Seventy well characterized HBV WGS representing all genotypes and subgenotypes were downloaded from Gene Bank and the HBV WGS from the current study were subjected to phylogenetic analysis. All complete genome sequences were aligned with MUSCLE from the Genious package. The sequence alignments were then subjected to the Jmodel test to identify the best model for phylogenetic analysis [19]. The suggested nucleotide substitution model (GTR + G + I) was subsequently used in phylogenetic analysis using RAxML v7.2.8 (available in the Genious package). To confirm the reliability of phylogenetic tree analysis, bootstrap resampling and reconstruction were carried out 100 times.
All sequences were analyzed for possible recombination by RDP4 v 4.85 software [20]. Any recombination events detected by at least 5 of the 7 programs (RDP, Geneconv, Bootscan, Maxchi, Chimaera, Siscan and Topol) were considered as true recombination. RDP4 v4.85 standard default settings were used, except for Bootscan and Siscan where window sizes of 300 bp, step size 30 were used. The prevalence of recombination, recombination breakpoints (start and end point), length of the recombinant fragments and the locations of the recombination were determined.
HBV reverse transcriptase (RT) regions were analyzed for the presence or absence of 42 potential nucleos(t)ide analogue (NA) resistance (NAr) mutations. This includes primary and secondary drug resistance mutations (rt80, rt169, rt173, rt180, rt181, rt184, rt194, rt202, rt204, rt236 and rt250), putative NAar mutations (rt53, rt54, rt82, rt84,rt85, rt91, rt126, rt128, rt139, rt153,rt166, rt191,rt200, rt207,rt213, rt214,rt215,rt217, rt218, rt221, rt229, rt233, rt237, rt238, rt245, and rt256), and pretreatment mutations (rt38, rt124, rt134, rt139, rt224 and rt242) as described earlier [21].
The preS2/S1 sequences were analyzed for preS1 deletion, preS1 mutations (A2962G, C3026A/T, C2964A, and C3116T), preS2 start codon deletion, and preS2 mutations (T31C, T53C, A162G, and T531C/G). The S gene sequence was analyzed for mutations in the “a” determinant region (T116 N, P120S/T, I/T126S/A, Q129H/R, M133 L/T, K141E, P142S, D144E, and G145R), and other virulence associated mutations (N3S, V184A, and S204R).
Mutations in the BCP (C1653T, T1674C/G, T1753 V, A1762T, G1764/A, C1766T, and T1768A) and the PC/core region (G1899A, C2002T, A2159G, A2189C, and G2203A/T) associated with HCC were also analyzed.
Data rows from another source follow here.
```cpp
Layer0Plan layer0_plan(const ake_pcnet* n, int T0, bool mel16, bool mel_fm) {
    const auto& c = n->cfg;
    const int P = c.pitches, NF = c.n_filters;
    Layer0Plan g;
    if (c.num_layers < 2 || c.resblock || c.denseblock || c.p2pc_conv || c.stay_sixth || NF < 2 || NF > 4 || c.conv_layers < 1 || c.conv_layers > 4 || c.kernel_size != 7 || P % 36 || T0 < 1) return g;
    const PackedConv& sp = n->semi[0];
    if (sp.cin != 1 || sp.co != 1) return g;
    bool mfma = c.precision == AKE_PRECISION_MIXED;
    for (int j = 0; j < c.conv_layers; ++j) {
        const PackedConv& pc = n->pc2pc[0][j];
        if (pc.co != 4 || pc.groups != 1 || pc.kh != 12 || pc.kw != 7 || pc.cout != NF || pc.cin != (j == 0 ? 1 : NF)) return g;
        mfma = mfma && pc.l0_off >= 0;
    }
    if (n->dims[1].prev_pc != NF) return g;
    g.RP = 4 * ((T0 + 3) / 4) + 8;
    g.RPp = (T0 + 8 + 1) / 2 * 2;
    const size_t lds_v = (static_cast<size_t>(9) * 12 * g.RP + static_cast<size_t>(P) * T0) * sizeof(float);
    if (lds_v > 150 * 1024 || (static_cast<long long>(P) * T0) % 4 || !mel16) return g;
// ... 14 lines not shown
    for (int i = 0; i < L; ++i) Tl[i] = i < 2 ? frames : Tl[i - 1] / c.time_pool_size;
    const int Tf = L > 1 ? Tl[L - 1] / c.time_pool_size : frames;
    if (batch < 1 || chunk < 1 || Tf < 1) return r;
    r.chunk_clips[0] = std::min(batch, chunk);
    r.chunk_clips[1] = batch > chunk ? batch % chunk : 0;

    if (!train && L > 1) r.l0 = layer0_plan(n, Tl[0], !(reinterpret_cast<uintptr_t>(mel) & 15), mel_fm);
    if (r.l0.form == L0Form::FusedMfma && !g_keep_taps && !c.pc2p_mem && n->dims[1].prev_p == 1 && p2p_uses_f16(n, 1, Tl[1])) {
        r.psix_f16 = true;
        for (int k = 0; k < 2 && r.psix_f16; ++k)
            if (r.chunk_clips[k])
                r.psix_f16 = p2p_ps_plan(P2pIn::SrcF16x4, 1, n->dims[1].prev_pc, P2pOut::Plane, n->dims[1].out_p, false, r.chunk_clips[k], c.pitches, Tl[1], ws16).ok;
    }

    const int P = c.stay_sixth ? c.pitches / 3 : c.pitches;
    int cp = 1;
    for (int i = 1; i < L && !c.denseblock && !c.resblock; ++i) {
        const LayerDims& d = n->dims[i];
        Route::Pitch& rp = r.p[i];
        const int Ti = Tl[i], c0 = cp, c1 = c.pc2p_mem ? 0 : d.prev_pc;
        if (!train && p2p_uses_f16(n, i, Ti)) {
            rp.stack = PStack::F16;
            const bool semi = p2p_fuses_semi(n, i, P, Ti);
            for (int k = 0; k < 2; ++k) {
                const int B = r.chunk_clips[k];
                if (!B) continue;
                const P2pIn in0 = (i == 1 && r.psix_f16) ? P2pIn::SrcF16x4 : ((mel_fm && i == 1) ? P2pIn::SrcFramesMajor : P2pIn::Src);
                rp.k[k].first = p2p_ps_plan(in0, c0, c1, P2pOut::Plane, d.out_p, false, B, P, Ti, ws16);
                rp.k[k].mid = p2p_ps_plan(P2pIn::Planes, 0, 0, P2pOut::Plane, d.out_p, false, B, P, Ti, ws16);
                P2pPsPlan& last = rp.k[k].last;
                if (semi) last = p2p_ps_plan(P2pIn::Planes, 0, 0, P2pOut::SemiFold, d.prev_pc + d.out_p, true, B, P, Ti, ws16);
                if (semi && !last.ok) last = p2p_ps_plan(P2pIn::Planes, 0, 0, P2pOut::Semi, d.out_p, true, B, P, Ti, ws16);
                if (!last.ok) last = p2p_ps_plan(P2pIn::Planes, 0, 0, P2pOut::Nchw, d.out_p, false, B, P, Ti, ws16);
            }
        } else if (!c.pc2p_mem && !c.stay_sixth && (train || (c.precision == AKE_PRECISION_F32X3 && !g_keep_taps))) {
            for (int k = 0; k < 2; ++k) {
                const int B = r.chunk_clips[k];
                if (!B) continue;
                rp.k[k].x3[0] = p2p_f16x3_plan(c0, c1, d.out_p, B, P, Ti, ws16);
                rp.k[k].x3[1] = p2p_f16x3_plan(d.out_p, 0, d.out_p, B, P, Ti, ws16);
            }
            for (int j = 0; j < c.conv_layers && j < 32; ++j)
                if ((train ? n->p2p_t[i][j] : n->p2p[i][j]).bf_off >= 0 && rp.k[0].x3[j > 0].ok) rp.x3_convs |= 1u << j;
            if (rp.x3_convs) rp.stack = PStack::F16x3;
        }
        cp = d.out_p;
    }
    r.frames_major = mel_fm && !train && L == 2 && !c.resblock && !c.denseblock && !c.pc2p_mem && !c.p2pc_conv && !c.stay_sixth && !c.local &&
                     batch <= chunk && r.l0.form == L0Form::FusedMfma && r.p[1].stack == PStack::F16 && r.p[1].k[0].first.ok;

    const int i = L - 1, Ti = Tl[i];
    if (!train && L > 1 && !c.denseblock && pc2pc_fuses(n, i, Ti)) r.pc = PcStack::Fused;
    else if (!train && pc2pc_uses_bf16(n, i, Ti)) r.pc = PcStack::Bf16;
    else if (train && L > 1 && !c.resblock && !c.denseblock) {
        for (int j = 0; j < c.conv_layers && j < 32; ++j)
            if (pc_f16x3_ok(n->pc2pc_t[i][j], Ti, true)) r.pc_x3_convs |= 1u << j;
        if (r.pc_x3_convs) r.pc = PcStack::F16x3;
    }

    const bool head_bf = !train && L > 1 && n->final_ch == 16 && c.head_layers >= 2 && n->head_key[0].bf_off >= 0 && n->head_tonic[0].bf_off >= 0 &&
                         Tf <= kPcBf16MaxFrames;
    if (!head_bf) return r;
    r.heads = HeadForm::Bf16First;
    r.T1 = Tf - (c.kernel_size - 1); r.T2 = r.T1 - (c.kernel_size - 1);
    const int T1 = r.T1, T2 = r.T2;
    if (!(c.head_layers == 2 && n->head_key[1].bf_off >= 0 && n->head_tonic[1].bf_off >= 0 && T2 > 0 && (12 * ((T2 + 15) / 16) + 15) / 16 <= kHead1MT)) return r;
// ... 1273 lines not shown
                {
                    ake::ProfScope ps("slice_channels_kernel", s);
                    hipLaunchKernelGGL(slice_channels_kernel, dim3(static_cast<unsigned>((total + 255) / 256)), dim3(256), 0, s, pcs,
                                       static_cast<long long>(ctot) * 12 * Ti, b.pcd[i], per_clip, total);
                }
                sdesc = Src{p_cur, cp, b.pcd[i], d.prev_pc, 12};
                if (train) {
                    if (i == 1) AKE_HIP_CHECK(hipMemcpyAsync(b.aff_p2pin[i], b.aff_semi[0], sizeof(float) * 3 * cp, hipMemcpyDeviceToDevice, s));
                    else identity(b.aff_p2pin[i], cp);
                    AKE_HIP_CHECK(hipMemcpyAsync(b.aff_p2pin[i] + 3 * cp, b.aff_cat[i], sizeof(float) * 3 * d.prev_pc, hipMemcpyDeviceToDevice, s));
                }
            }
            if (c.pc2p_mem) {
                const long long total = static_cast<long long>(B) * cp * P * Ti;
                ake::ProfScope ps("pc2p_mem_kernel", s);
                hipLaunchKernelGGL(pc2p_mem_kernel, dim3(static_cast<unsigned>((total + 255) / 256)), dim3(256), 0, s, p_cur, psix, b.pin[i], cp,
                                   d.prev_pc / cp, P, Ti, total, train ? b.aff_p2pin[i] + 3 * d.prev_p : nullptr);
                sdesc = Src{b.pin[i], cp, nullptr, 0, 0};
            }
            const float* in_aff = train ? b.aff_p2pin[i] : nullptr;
            float* out = nullptr;
            float* out_aff = nullptr;
            const Route::Pitch& rp = r.p[i];
            const Route::Pitch::PerChunk& rk = rp.k[r.chunk_kind(B)];
            P2pOut last_out = P2pOut::Nchw;
            if (c.resblock && train) {
                if ((rc = res_stack_train(n->p2p_t[i], m + "p2p.layer.", 0, sdesc, in_aff, B, P, Ti, b.pst[i], b.aff_pst[i], nullptr, 0, "conv_mfma_kernel/p2p")))
                    return rc;
                out = b.pst[i].back(); out_aff = b.aff_pst[i].back();
            } else if (c.resblock) {
                if ((rc = res_stack(n->p2p[i], 0, sdesc, B, P, Ti, b.pa[i], b.pb[i], nullptr, 0, "conv_mfma_kernel/p2p"))) return rc;
                out = b.pa[i];
            }
            for (int j = 0; j < c.conv_layers && !c.resblock; ++j) {
                out = train ? b.pst[i][j] : ((j & 1) ? b.pb[i] : b.pa[i]);
                out_aff = !train ? nullptr : b.aff_pst[i][j];
                if (rp.stack == PStack::F16) {
                    const bool last_conv = j == c.conv_layers - 1;
                    const P2pPsPlan& g = j == 0 ? rk.first : (last_conv ? rk.last : rk.mid);
                    P2pPsIo io;
                    io.in = g.in; io.out = g.out;
                    io.dst_ctot = d.out_p;
                    if (j > 0) io.planes = reinterpret_cast<const unsigned short*>(((j - 1) & 1) ? b.pb[i] : b.pa[i]);
                    else if (g.in == P2pIn::SrcF16x4)
                        io.src = Src{reinterpret_cast<const float*>(b.melh + static_cast<size_t>(c0) * P * Ti), 1,
                                     reinterpret_cast<const float*>(reinterpret_cast<const uint2*>(b.psix[1]) + static_cast<size_t>(c0) * 36 * Ti), d.prev_pc, 36};
                    else io.src = sdesc;
                    switch (g.out) {
                        case P2pOut::Plane: io.plane = reinterpret_cast<unsigned short*>(out); break;
                        case P2pOut::Nchw: io.dst = out; break;
                        case P2pOut::Semi: io.dst = out; io.semi = &n->semi[i]; break;
                        case P2pOut::SemiFold: io.dst = cat; io.dst_ctot = ctot; io.fold_coff = d.prev_pc; io.semi = &n->semi[i]; break;
                    }
                    if (last_conv) last_out = g.out;
                    AKE_REQUIRE(g.ok || g.in == P2pIn::Planes || g.in == P2pIn::Src, AKE_ERR_STATE,
                                "pcnet: the route promised an input form only the persistent pitch conv reads, for a chunk (%d clips) it does not take", B);
                    if (g.ok) rc = run_p2p_f16_ps(n, n->p2p[i][j], g, io, B, P, Ti, s, "conv_p2p_f16_kernel");
                    else rc = run_p2p_f16(n, n->p2p[i][j], io.planes, j == 0 ? &io.src : nullptr, B, P, Ti, io.dst, d.out_p, io.plane, s, "conv_p2p_f16_kernel");
                    if (rc) return rc;
                    continue;
                }
                if (rp.x3_convs >> j & 1) {
                    const PackedConv& px = train ? n->p2p_t[i][j] : n->p2p[i][j];
                    const int bn = train ? bn_of(m + "p2p.layer." + std::to_string(3 * j + 1)) : -1;
                    if ((rc = run_p2p_f16x3(n, rk.x3[j > 0], px.bf_off, sdesc, in_aff, n->blob_dev + px.b_off, B, P, Ti, out, d.out_p,
                                            train ? b.stats + 2 * n->bns[bn].ch_off : nullptr, train ? 2 * n->bn_channels : 0, s, "conv_p2p_f16x3_kernel/p2p", nullptr,
                                            !train)))
// ... 584 lines not shown
```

All data (socio demographic, biochemical and virological) were recorded and analyzed with Statistical Package for the Social Sciences (IBM SPSS version 23, NY, USA). Fisher’s exact test was used for the comparison of nominal scale variables and Mann - Whitney U test for ordinal scale variable. A P value </0.05 was considered to indicate statistically significant difference.